Large Kernel Separable Mixed ConvNet for Remote Sensing Scene Classification

Among tasks related to intelligent interpretation of remote sensing data, scene classification mainly focuses on the holistic information of the entire scene. Compared with pixel-level or object-based tasks, it involves a richer semantic context, making it more challenging. With the rapid advancement of deep learning, convolutional neural networks (CNNs) have found widespread applications across various domains, and some work has introduced them into scene classification tasks. However, traditional convolution operations involve sliding small convolutional kernels across an image, primarily focusing on local details within a small receptive field.
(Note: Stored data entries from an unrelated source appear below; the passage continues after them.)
__global__ __launch_bounds__(kActBlock, 4) void k_act_sp(const pm_selfplay sp, int part) {
    __shared__ __attribute__((aligned(16))) ActSpShared sh;
    PM_BLK(0);
    const int nsb = part == PM_ACT_A ? 0 : (sp.batch + PER_BS - 1) / PER_BS;
    {
        const ActGrid g{sp.n, sp.n_pool + 1, sp.chunk_A, sp.chunk_P, part == PM_ACT_A ? 0 : 1};
        const int fb = (int)blockIdx.x - nsb - g.blocks();
        if (fb >= 0) {
            const int t0 = fb * kFeatTilesAct;
            feat_tiles(sh.act.lw, sp.w_B, sp.obsB, sp.n, t0, min(t0 + kFeatTilesAct, feat_ntiles(sp.n)), sp.featB);
            return;
        }
    }
    if ((int)blockIdx.x < nsb) {
        PM_STAMP(64);
        sample_block(sp, (int)blockIdx.x, true, sh.per);
// ... 144 lines not shown
        w2r[2 * m] = odd ? f2[m].y : f2[m].x;
        w2r[2 * m + 1] = odd ? f2[m].w : f2[m].z;
    }
    {
        const float x0 = g == 0 ? 1.0f : o0;
        const f32x4v16 zero = {0.f, 0.f, 0.f, 0.f};
        f32x4v16 c1 = __builtin_amdgcn_mfma_f32_16x16x4f32(w1r[0], x0, zero, 0, 0, 0);
        c1 = __builtin_amdgcn_mfma_f32_16x16x4f32(w1r[1], x1, c1, 0, 0, 0);
#pragma unroll
        for (int r = 0; r < 4; ++r) {
            const int q = l2_pos(16 * rt + 4 * g + r), sq = q >> 2;
            sm.h1s[q & 3][sq >> 2][col][sq & 3] = relu(c1[r]);
        }
    }
    __syncthreads();
    float hw4[32];
    {
        const float* src = sm.opw[lane >> 5][(lane >> 4) & 1][lane & 3];
#pragma unroll
        for (int k = 0; k < 8; ++k) {
            const float4 w = *reinterpret_cast<const float4*>(src + 4 * k);
            hw4[4 * k] = w.x; hw4[4 * k + 1] = w.y; hw4[4 * k + 2] = w.z; hw4[4 * k + 3] = w.w;
        }
    }
    const float4 bhr = *reinterpret_cast<const float4*>(sm.hf + (lane >> 5) * 264 + 256);
    float bs[16];
#pragma unroll
    for (int k = 0; k < 4; ++k) {
        const float4 v = *reinterpret_cast<const float4*>(sm.h1s[g][k][col]);
        bs[4 * k] = v.x; bs[4 * k + 1] = v.y; bs[4 * k + 2] = v.z; bs[4 * k + 3] = v.w;
    }
    f32x4v16 c2 = {b2r.x, b2r.y, b2r.z, b2r.w};
#pragma unroll
    for (int i = 0; i < 16; ++i) c2 = __builtin_amdgcn_mfma_f32_16x16x4f32(w2r[i], bs[i], c2, 0, 0, 0);
    float* row = sp.hfeat + (size_t)j * 80;
#pragma unroll
    for (int r = 0; r < 4; ++r) {
        const int u = 16 * rt + 4 * g + r, q = head_pos(u);
        c2[r] = relu(c2[r]);
        sm.c2s[(u >> 2) & 1][q >> 2][col][q & 3] = c2[r];
    }
    if (mine && !nxt) *reinterpret_cast<float4*>(row + 16 * rt + 4 * g) = make_float4(c2[0], c2[1], c2[2], c2[3]);
    __syncthreads();
    if (rt != 0) return;
    if (wj >= 0) sp.isw[wj] = wisw;
    const int set = lane >> 5, hh = (lane >> 4) & 1;
    float xb[32];
#pragma unroll
    for (int k = 0; k < 8; ++k) {
        const float4 x = *reinterpret_cast<const float4*>(sm.c2s[hh][k][col]);
        xb[4 * k] = x.x; xb[4 * k + 1] = x.y; xb[4 * k + 2] = x.z; xb[4 * k + 3] = x.w;
    }
    f32x4v16 acc = {0.f, 0.f, 0.f, 0.f};
#pragma unroll
    for (int q = 0; q < 32; ++q) acc = __builtin_amdgcn_mfma_f32_4x4x1f32(hw4[q], xb[q], acc, 0, 0, 0);
    float v = xor16_sum(acc[0]), a0 = xor16_sum(acc[1]), a1 = xor16_sum(acc[2]), a2 = xor16_sum(acc[3]);
    v += bhr.x;
    a0 += bhr.y;
    a1 += bhr.z;
    a2 += bhr.w;
    const float mean = ((a0 + a1) + a2) / 3.0f;
    const float q0 = v + (a0 - mean), q1 = v + (a1 - mean), q2 = v + (a2 - mean);
    if (mine && hh == 0) {
        if (set == 0) {
            float* qd = row + (nxt ? 68 : 64);
            qd[0] = q0; qd[1] = q1; qd[2] = q2;
            if (!nxt) {
                row[67] = rb0;
                row[71] = rb1;
            }
        } else if (nxt) {
            row[72] = q0; row[73] = q1; row[74] = q2;
        }
    }
}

To achieve better modeling of the entire image, the smaller receptive field limits the ability of convolution operation to capture features over a broader range. To this end, we introduce large kernel CNNs into the scene classification task to expand the receptive field of the mode, which allows us to capture comprehensive nonlocal information while still acquiring rich local details. However, in addition to encoding spatial association, the effective information within the feature maps is also strongly channel related. Therefore, to fully model this channel dependency, a novel channel separation and mixing module has been designed to realize feature correlation in the channel dimension. The combination of them forms a large kernel separable mixed ConvNet, enabling the model to capture effective dependencies of feature maps in both spatial and channel dimensions, thus achieving enhanced feature expression. Extensive experiments conducted on three datasets have also validated the effectiveness of the proposed method.